About a year ago, Archivos de Bronconeumologia published the rationale, goals, design and methods of the ANTES B+ study [1], a pragmatic, prospective, randomized clinical trial whose primary objective was to investigate if treatment with inhaled triple therapy (LABA-LAMA-ICS) improved clinical control [2] during 12 months follow-up vs. the GOLD recommended dual therapy (LABA-LAMA) in a specific subgroup of GOLD B patients that we named B+ [3]. These B+ patients were characterized by having a CAT score >10 despite treatment with LABA-LAMA and having had a moderate exacerbation (treated with oral corticosteroids and/or antibiotics but not needing hospitalization) the year before and having more than 150 eosinophils/μL of circulating blood [1]. These inclusion criteria were based on previous observations that showed that: (1) patients who remain symptomatic (CAT >10) despite treatment with LABA-LAMA are at higher risk of worse health outcomes [3]; (2) GOLD B patients with 1 previous moderate exacerbation the year before had substantially higher hazard ratio of future exacerbation, all-cause hospitalization and respiratory hospitalization than those without them [4]; and (3) that higher level of circulating eosinophils identifies patients with a higher risk of future ECOPD, a better preventive response to inhaled corticosteroids (ICS), and reduced risk of ICS-related pneumonia [5]. Indeed, this hypothesis was proposed before the Global Initiative for Chronic Obstructive Lung Disease (GOLD) suggested in the 2026 GOLD recommendations to consider one moderate exacerbation enough to move the patient to the GOLD E group [6]. Finally, but importantly, this was going to be the first clinical trial with a composite outcome (clinical control) as the main endpoint. The concept of disease activity, disease stability and clinical control has also been highlighted in GOLD 2026 for the first time.

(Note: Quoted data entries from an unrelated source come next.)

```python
class PointNet2BackboneLight(nn.Module):
    def __init__(self, model_cfg, input_channels, **kwargs):
        super().__init__()
        self.model_cfg = model_cfg
        input_channels -= 3
        self.num_points_each_layer = []
        self.SA_modules = nn.ModuleList()
        sa = self.model_cfg.SA_CONFIG
        for k in range(len(sa.RADIUS)):
            mlps = list(sa.MLPS[k])
            if k == 0:
                mlps[0] = input_channels
            self.SA_modules.append(pointnet2_modules.PointnetSAModuleVotes(
                radius=sa.RADIUS[k], nsample=sa.NSAMPLE[k], mlp=mlps,
                use_xyz=sa.get('USE_XYZ', True), normalize_xyz=sa.get('NORMALIZE_XYZ', True),
# ... 11 lines not shown
        features = pc[..., 3:].contiguous() if pc.size(-1) > 3 else None
        return xyz, features

    def _cov_final(self, features):
        if not features.is_cuda:
            return self.cov_final(features)
        if self.training:
            if features.dtype != torch.float32:
                return self.cov_final(features)
            return train_ops.rows_linear(self.cov_final, features.transpose(1, 2)).transpose(1, 2)
        if ops.autograd_recording(self.cov_final, features) or features.dtype != torch.float32:
            ops.note_unfused('PointNet2BackboneLight.cov_final', 'autograd is recording or input is not float32')
            return self.cov_final(features)
        w, b = self.cov_final.weight, self.cov_final.bias
        wpacked, bias = self._cov_cache.get([w, b], w.device, lambda: (ops.pack_weight(w), b.detach().float().contiguous()))
        rows = features.transpose(1, 2)
        out = ops.linear(rows, wpacked, w.shape[0], None, bias)
        return out.transpose(1, 2)

    def branch_forward(self, pts, npoints: List, inds0=None, want_knn=0, compact_levels=()):
        xyz, features = self._break_up_pc(pts)
        sa = self.model_cfg.SA_CONFIG
        one_frame = (not self.training and xyz.is_cuda and features is None and len(self.SA_modules) == 3
                     and xyz.shape[0] * npoints[0] <= 4 * ops.ONE_FRAME_MAX_POINTS
                     and self.SA_modules[0].sample_method == 'fps'
                     and all(m.sample_method in ('rs', 'sequence') for m in self.SA_modules[1:])
                     and npoints[0] >= npoints[1] >= npoints[2] and (not want_knn or npoints[2] <= 128)
                     and all(m._fusable(xyz, None) for m in self.SA_modules[:1]))
        knn = None
        if one_frame:
            from .pointnet2 import pointnet2_utils
            xyz = xyz.contiguous()
            if inds0 is None:
                inds0 = pointnet2_utils.furthest_point_sample(xyz, npoints[0])
            inds0 = inds0.to(torch.int32).contiguous()
            levels, inds64, knn = ops.sa_levels_point_jobs(xyz, inds0, list(npoints), list(sa.RADIUS), list(sa.NSAMPLE),
                                                           knn_k=want_knn)
            seq = [None] + [index_table(xyz.size(0), n, xyz.device, torch.int64) for n in npoints[1:3]]
            xyz, features, inds0 = self.SA_modules[0](xyz=xyz, features=features, npoint=npoints[0], inds=inds0,
                                                      pre=(levels[0][0], levels[0][1], inds64))
            xyz, features, inds1 = self.SA_modules[1](xyz=xyz, features=features, npoint=npoints[1],
                                                      pre=(levels[1][0], levels[1][1], seq[1]))
            xyz, features, inds2 = self.SA_modules[2](xyz=xyz, features=features, npoint=npoints[2],
                                                      pre=(levels[2][0], levels[2][1], seq[2]))
        else:
            xyz, features, inds0 = self.SA_modules[0](xyz=xyz, features=features, npoint=npoints[0], inds=inds0)
            xyz, features, inds1 = self.SA_modules[1](xyz=xyz, features=features, npoint=npoints[1], compact=1 in compact_levels)
            xyz, features, inds2 = self.SA_modules[2](xyz=xyz, features=features, npoint=npoints[2], compact=2 in compact_levels)
        point_features = self._cov_final(features)
        assert inds1.dtype == inds2.dtype == torch.int64, 'index type must be int64, not {}'.format(inds2.dtype)
        if all(m.sample_method in ('rs', 'sequence') for m in self.SA_modules[1:]) and inds0.shape[1] >= npoints[2]:
            inds = inds0[:, :npoints[2]]
        else:
            inds = inds0.gather(1, inds1).gather(1, inds2)
        if want_knn:
            return xyz, point_features, inds, knn
        return xyz, point_features, inds

    def sample(self, search_points, template_points):
        from .pointnet2 import pointnet2_utils
        sa = self.model_cfg.SA_CONFIG
        assert sa.SAMPLE_METHOD[0] == 'fps'
        return (pointnet2_utils.furthest_point_sample(search_points[..., 0:3].contiguous(), sa.NPOINTS_SEARCH[0]),
                pointnet2_utils.furthest_point_sample(template_points[..., 0:3].contiguous(), sa.NPOINTS_TEMPLATE[0]))

    def forward_branches(self, search_points, template_points, inds=None):
        sa = self.model_cfg.SA_CONFIG
# ... 32 lines not shown
```

ptt_amd/ops.py:

```python
import contextlib
import ctypes
import math
import os

import torch

from . import _lib
from ._lib import AttnDesc, SaDesc, SaLayer, XcorrDesc


def _stream():
    return ctypes.c_void_p(torch.cuda.current_stream().cuda_stream)


_timing = None


def start_kernel_timing(names):
    global _timing
    _timing = {n: [] for n in names}


def stop_kernel_timing():
    global _timing
# ... 93 lines not shown
    return t


def _ptr(t):
    return ctypes.c_void_p(t.data_ptr()) if t is not None else ctypes.c_void_p(0)


_UNTIMED = contextlib.nullcontext()


def _launch(name, device, *args, timed=None):
    with torch.cuda.device(device), (_timed(timed) if timed else _UNTIMED):
        rc = getattr(_lib.lib(), name)(*args, _stream())
    if rc:
        _lib.check(rc, name)


def _host(name, *args):
    return getattr(_lib.lib(), name)(*args)


def _host_checked(name, *args):
    _lib.check(_host(name, *args), name)


def _workspace(query, device, *dims):
    ws = _ws(_host(query, *dims), device)
    return ws, (_ptr(ws), ws.numel() * 8)


FPS_RESIDENT_MAX_N, FPS_RESIDENT_MAX_NPOINT = 16384, 15360


def furthest_point_sampling(xyz, npoint):
    _chk(xyz, "xyz", torch.float32, 3)
    B, N, _ = xyz.shape
    out = torch.empty((B, int(npoint)), dtype=torch.int32, device=xyz.device)
    if N <= FPS_RESIDENT_MAX_N and int(npoint) <= FPS_RESIDENT_MAX_NPOINT:
        _launch("ptt_fps_f32", xyz.device, _ptr(xyz), B, N, int(npoint), _ptr(out), timed='ptt_fps_f32')
    else:
        ws = torch.empty((B * N,), dtype=torch.float32, device=xyz.device)
        _launch("ptt_fps_ws_f32", xyz.device, _ptr(xyz), B, N, int(npoint), _ptr(out), _ptr(ws), ws.numel(), timed='ptt_fps_f32')
    return out


FFPS_MAX_N, FFPS_MAX_C, FFPS_MAX_NPOINT = 16384, 1024, 15360
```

After obtaining all the necessary ethical approvals, recruitment of patients started in 2024. Unfortunately, one year later, despite having involved almost 40 recruiting centers around Spain, we had been able to randomize in the study only 48 patients. Given that the estimated sample size of the study was 1028 patients [1], this rate of recruitment would have required to prolong the study for several years, so it was agreed between the investigators and the sponsoring company to stop the trial.

In this scientific letter we first want to address our responsibility to inform the scientific community that the ANTES B+ study has been cancelled prematurely and the reasons for that but, also importantly, we would like to share some lessons learned from it because we think they may be useful for the design of future COPD trials. The first lesson is that double therapy works very well in alleviating symptoms in COPD because it was very difficult to find symptomatic patients on LABA-LAMA with CAT >10. In retrospect, this was probably a mistake on our side since GOLD recommends dual therapy in naïve B patients with CAT >10. Finding COPD patients who are highly symptomatic (CAT >10) but infrequent exacerbators while on dual therapy proved to be very difficult, which is actually an important clinical observation in itself. However, it should be noted that the majority of participating centers were tertiary hospitals, when it is possible that B+ patients may be more easily found in primary care. The second lesson learned relates to the difficulty in finding B patients with one moderate exacerbation the year before who were not already on triple therapy. A study by Vanfleteren et al. in the Swedish National Airway Registry reported the same observation in what they called B1 patients (same as B+ but excluding the requirement of CAT >10 while on double therapy) [4]. This is an example that, sometimes, clinical practice does not follow the available scientific evidence. We think that it will be difficult to generate such scientific evidence in a formal prospective, randomized clinical trial but perhaps it may be possible to confirm this effect in silico in other available real-world databases. We hope to do so for the benefit of B+ patients. Finally, we regret that the ANTES B+ study had to be stopped prematurely for the reasons discussed above and could not, for the first time, test a composite outcome (clinical control [2,7]) as the main endpoint of the study [1], an approach that might have provided new and valuable insights into the level of disease stability achieved in these patients by triple therapy, as compared to dual treatment. We hope that this important question can be addressed in future trials.